### What to produce
Can you pull out each line of the data below that includes the word "taps"?

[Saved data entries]
—————

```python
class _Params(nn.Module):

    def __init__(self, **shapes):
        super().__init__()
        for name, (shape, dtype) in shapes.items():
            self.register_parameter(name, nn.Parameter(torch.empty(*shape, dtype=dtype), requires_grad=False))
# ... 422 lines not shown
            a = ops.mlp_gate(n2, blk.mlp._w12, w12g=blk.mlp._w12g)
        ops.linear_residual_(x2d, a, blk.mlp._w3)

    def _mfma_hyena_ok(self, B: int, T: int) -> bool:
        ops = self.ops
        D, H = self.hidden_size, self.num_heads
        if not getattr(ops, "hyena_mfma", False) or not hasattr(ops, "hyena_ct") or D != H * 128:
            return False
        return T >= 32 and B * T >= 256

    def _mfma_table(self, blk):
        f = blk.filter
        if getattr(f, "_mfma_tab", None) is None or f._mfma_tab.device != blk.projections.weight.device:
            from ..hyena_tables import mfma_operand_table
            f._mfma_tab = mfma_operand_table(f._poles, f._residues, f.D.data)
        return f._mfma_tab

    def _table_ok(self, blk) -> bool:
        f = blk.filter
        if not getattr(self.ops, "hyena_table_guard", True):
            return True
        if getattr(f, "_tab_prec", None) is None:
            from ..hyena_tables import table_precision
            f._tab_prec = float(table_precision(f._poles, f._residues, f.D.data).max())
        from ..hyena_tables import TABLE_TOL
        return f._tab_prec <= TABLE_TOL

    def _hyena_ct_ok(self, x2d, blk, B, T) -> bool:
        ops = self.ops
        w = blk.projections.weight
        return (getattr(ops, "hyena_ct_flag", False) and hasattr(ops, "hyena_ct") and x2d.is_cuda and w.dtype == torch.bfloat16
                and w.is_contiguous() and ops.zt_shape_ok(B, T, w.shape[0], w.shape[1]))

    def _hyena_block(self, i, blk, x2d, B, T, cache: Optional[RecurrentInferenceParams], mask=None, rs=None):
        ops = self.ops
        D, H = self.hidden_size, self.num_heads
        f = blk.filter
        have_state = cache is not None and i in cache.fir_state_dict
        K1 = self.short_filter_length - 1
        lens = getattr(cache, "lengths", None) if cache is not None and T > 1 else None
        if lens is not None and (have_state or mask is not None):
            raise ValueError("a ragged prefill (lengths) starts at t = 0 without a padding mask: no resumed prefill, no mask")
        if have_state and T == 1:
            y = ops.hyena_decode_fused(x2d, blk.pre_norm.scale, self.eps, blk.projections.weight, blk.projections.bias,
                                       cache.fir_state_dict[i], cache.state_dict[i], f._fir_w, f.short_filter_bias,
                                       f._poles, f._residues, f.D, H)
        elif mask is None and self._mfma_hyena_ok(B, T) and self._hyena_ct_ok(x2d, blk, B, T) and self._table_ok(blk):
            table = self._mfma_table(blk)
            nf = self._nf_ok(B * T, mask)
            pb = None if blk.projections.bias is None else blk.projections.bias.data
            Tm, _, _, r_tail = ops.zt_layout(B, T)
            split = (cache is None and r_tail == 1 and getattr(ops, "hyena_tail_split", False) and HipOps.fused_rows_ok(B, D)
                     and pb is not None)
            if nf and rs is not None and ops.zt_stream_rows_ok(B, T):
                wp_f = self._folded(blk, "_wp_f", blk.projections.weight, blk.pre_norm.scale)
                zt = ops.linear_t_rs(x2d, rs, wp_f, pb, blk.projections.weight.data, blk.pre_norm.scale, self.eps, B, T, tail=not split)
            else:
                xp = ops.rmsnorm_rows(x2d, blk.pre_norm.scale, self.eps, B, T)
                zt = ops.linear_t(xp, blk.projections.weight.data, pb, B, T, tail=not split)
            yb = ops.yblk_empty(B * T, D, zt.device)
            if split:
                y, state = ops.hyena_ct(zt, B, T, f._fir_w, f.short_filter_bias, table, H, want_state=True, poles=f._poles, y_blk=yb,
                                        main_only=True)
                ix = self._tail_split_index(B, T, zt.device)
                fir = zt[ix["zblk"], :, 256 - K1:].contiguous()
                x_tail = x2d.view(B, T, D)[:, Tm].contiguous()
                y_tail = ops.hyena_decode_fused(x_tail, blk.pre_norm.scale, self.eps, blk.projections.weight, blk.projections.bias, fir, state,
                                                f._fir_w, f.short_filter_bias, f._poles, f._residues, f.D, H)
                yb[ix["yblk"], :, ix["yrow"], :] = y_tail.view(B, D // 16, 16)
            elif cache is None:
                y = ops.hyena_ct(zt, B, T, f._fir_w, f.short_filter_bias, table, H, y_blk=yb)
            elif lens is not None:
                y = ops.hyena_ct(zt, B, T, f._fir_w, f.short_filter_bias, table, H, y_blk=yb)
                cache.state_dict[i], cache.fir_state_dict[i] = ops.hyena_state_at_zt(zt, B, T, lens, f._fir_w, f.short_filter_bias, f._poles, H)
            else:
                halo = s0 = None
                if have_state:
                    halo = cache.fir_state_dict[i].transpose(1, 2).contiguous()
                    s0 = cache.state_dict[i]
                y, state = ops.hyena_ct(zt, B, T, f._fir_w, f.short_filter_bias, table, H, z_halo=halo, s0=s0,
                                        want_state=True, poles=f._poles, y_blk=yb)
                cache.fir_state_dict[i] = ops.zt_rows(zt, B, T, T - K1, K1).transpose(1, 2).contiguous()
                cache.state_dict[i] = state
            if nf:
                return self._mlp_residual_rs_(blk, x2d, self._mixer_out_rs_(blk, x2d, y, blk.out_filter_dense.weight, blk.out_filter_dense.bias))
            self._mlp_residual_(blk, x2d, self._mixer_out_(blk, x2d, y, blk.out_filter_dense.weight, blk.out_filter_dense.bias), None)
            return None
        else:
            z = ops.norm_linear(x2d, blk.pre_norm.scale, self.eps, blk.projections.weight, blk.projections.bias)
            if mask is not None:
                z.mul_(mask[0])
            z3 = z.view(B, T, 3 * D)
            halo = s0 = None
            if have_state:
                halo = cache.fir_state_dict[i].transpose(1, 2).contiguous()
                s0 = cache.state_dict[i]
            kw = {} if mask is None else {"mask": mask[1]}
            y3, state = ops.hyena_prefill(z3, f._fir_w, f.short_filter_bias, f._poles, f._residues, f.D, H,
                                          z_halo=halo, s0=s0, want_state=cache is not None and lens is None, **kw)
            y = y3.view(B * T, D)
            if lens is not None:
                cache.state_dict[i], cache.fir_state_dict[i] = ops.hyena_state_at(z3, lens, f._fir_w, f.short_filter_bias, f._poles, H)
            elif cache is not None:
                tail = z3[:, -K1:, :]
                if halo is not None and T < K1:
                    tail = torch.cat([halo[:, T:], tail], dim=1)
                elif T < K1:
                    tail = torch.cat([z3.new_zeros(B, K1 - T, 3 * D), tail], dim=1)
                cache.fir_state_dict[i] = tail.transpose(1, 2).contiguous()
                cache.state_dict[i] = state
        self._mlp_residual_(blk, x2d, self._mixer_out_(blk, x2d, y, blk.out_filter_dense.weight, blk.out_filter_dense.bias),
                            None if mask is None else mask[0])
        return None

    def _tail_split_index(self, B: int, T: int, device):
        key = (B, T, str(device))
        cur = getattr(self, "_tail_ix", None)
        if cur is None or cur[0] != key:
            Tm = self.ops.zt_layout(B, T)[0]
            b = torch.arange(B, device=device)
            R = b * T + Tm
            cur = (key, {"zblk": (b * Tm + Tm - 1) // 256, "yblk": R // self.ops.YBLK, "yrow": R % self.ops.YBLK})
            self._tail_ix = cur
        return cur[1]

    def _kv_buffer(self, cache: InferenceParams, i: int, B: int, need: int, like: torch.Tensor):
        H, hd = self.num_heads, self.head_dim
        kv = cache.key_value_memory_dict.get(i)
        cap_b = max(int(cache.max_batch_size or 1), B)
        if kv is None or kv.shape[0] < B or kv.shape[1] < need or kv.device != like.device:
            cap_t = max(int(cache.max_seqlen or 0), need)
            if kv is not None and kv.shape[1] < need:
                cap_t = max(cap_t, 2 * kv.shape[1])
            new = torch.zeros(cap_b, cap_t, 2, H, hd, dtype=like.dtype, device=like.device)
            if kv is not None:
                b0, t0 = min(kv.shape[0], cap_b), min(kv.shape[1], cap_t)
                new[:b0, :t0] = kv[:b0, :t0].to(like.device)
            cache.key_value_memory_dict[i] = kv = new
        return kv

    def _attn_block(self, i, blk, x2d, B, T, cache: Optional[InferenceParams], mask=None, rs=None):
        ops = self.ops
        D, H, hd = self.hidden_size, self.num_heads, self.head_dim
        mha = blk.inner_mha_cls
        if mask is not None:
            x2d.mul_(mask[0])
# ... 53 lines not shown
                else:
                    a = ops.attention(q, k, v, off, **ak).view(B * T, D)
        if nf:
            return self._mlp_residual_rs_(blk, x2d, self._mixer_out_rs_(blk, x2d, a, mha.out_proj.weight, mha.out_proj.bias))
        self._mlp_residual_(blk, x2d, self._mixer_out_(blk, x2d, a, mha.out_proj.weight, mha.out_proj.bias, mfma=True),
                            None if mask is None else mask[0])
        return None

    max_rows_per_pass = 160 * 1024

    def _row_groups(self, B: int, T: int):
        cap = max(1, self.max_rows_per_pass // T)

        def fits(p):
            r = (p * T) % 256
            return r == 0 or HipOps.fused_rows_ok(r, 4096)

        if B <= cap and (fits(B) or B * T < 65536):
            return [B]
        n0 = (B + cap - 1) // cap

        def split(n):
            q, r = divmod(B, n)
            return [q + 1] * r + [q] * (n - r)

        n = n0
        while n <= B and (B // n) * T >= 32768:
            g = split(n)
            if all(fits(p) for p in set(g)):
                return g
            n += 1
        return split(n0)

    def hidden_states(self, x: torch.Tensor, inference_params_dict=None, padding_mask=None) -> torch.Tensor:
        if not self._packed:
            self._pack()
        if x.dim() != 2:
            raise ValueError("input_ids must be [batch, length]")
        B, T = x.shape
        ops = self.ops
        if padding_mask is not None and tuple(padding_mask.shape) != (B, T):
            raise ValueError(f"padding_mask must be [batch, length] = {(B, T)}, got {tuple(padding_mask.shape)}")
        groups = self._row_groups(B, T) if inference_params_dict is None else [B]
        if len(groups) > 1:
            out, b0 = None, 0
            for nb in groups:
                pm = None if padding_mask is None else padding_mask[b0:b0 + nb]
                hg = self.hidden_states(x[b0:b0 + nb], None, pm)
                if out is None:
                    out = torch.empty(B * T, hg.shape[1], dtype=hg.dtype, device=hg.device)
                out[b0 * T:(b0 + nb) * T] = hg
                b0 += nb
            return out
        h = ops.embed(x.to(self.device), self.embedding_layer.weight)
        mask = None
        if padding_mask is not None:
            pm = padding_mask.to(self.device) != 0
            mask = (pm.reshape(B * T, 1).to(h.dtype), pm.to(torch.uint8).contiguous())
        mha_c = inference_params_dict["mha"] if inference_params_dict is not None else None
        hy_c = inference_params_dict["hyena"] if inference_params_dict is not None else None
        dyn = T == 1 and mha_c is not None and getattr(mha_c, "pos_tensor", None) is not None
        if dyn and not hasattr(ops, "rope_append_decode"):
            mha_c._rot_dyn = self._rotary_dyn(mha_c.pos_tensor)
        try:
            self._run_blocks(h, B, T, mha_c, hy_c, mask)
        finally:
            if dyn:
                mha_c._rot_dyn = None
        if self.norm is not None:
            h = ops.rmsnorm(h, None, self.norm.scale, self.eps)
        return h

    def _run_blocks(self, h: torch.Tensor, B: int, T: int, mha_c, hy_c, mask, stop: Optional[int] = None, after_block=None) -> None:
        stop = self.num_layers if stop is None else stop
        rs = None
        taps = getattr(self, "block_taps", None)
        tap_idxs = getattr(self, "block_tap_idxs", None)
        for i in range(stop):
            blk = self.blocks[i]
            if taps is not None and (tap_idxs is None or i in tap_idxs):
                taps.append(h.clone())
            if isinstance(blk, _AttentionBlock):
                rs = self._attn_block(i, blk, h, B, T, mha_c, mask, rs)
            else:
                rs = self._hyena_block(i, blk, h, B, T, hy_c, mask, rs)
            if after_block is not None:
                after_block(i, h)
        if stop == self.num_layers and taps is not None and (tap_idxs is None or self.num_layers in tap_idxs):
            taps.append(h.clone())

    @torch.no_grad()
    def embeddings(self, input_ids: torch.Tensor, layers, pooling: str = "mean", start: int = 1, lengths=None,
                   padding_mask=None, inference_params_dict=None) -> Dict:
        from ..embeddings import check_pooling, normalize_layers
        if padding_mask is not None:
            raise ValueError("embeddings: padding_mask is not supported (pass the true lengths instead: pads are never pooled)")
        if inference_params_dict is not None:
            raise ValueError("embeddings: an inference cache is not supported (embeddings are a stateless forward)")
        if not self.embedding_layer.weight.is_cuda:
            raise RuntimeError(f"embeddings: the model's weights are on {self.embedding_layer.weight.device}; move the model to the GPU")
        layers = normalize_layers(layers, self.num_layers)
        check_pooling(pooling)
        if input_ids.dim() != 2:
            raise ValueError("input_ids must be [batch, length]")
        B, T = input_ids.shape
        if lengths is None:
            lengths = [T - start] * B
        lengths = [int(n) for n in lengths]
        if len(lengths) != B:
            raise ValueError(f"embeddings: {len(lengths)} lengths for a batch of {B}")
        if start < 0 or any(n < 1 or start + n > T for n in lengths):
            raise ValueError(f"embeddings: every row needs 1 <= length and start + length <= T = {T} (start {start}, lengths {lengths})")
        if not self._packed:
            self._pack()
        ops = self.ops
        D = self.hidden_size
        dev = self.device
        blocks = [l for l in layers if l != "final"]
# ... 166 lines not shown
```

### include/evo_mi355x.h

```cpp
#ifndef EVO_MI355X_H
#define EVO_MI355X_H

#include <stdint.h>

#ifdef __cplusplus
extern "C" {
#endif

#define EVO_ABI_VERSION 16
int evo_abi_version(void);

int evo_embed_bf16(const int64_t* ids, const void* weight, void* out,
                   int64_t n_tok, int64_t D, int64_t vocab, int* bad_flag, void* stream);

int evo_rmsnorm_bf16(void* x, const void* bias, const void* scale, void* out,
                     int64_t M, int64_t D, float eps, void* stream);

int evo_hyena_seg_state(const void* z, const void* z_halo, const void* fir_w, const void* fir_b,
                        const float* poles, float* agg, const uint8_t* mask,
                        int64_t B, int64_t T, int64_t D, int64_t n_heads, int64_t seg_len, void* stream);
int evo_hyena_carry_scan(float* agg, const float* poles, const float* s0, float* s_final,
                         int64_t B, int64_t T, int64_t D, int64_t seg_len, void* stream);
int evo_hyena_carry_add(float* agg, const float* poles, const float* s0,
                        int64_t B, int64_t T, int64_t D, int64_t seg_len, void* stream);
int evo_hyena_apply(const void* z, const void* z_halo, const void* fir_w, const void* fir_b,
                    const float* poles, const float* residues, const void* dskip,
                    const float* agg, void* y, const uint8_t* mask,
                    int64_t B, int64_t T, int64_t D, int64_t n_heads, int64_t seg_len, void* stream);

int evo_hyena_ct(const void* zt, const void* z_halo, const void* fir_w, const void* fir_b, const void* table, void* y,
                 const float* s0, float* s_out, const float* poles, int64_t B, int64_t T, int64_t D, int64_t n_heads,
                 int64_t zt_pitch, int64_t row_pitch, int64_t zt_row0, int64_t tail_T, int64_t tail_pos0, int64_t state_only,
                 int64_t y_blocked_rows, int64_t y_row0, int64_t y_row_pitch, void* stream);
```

—————

### Exercise response
        taps = getattr(self, "block_taps", None)
            if taps is not None and (tap_idxs is None or i in tap_idxs):
                taps.append(h.clone())
        if stop == self.num_layers and taps is not None and (tap_idxs is None or self.num_layers in tap_idxs):
            taps.append(h.clone())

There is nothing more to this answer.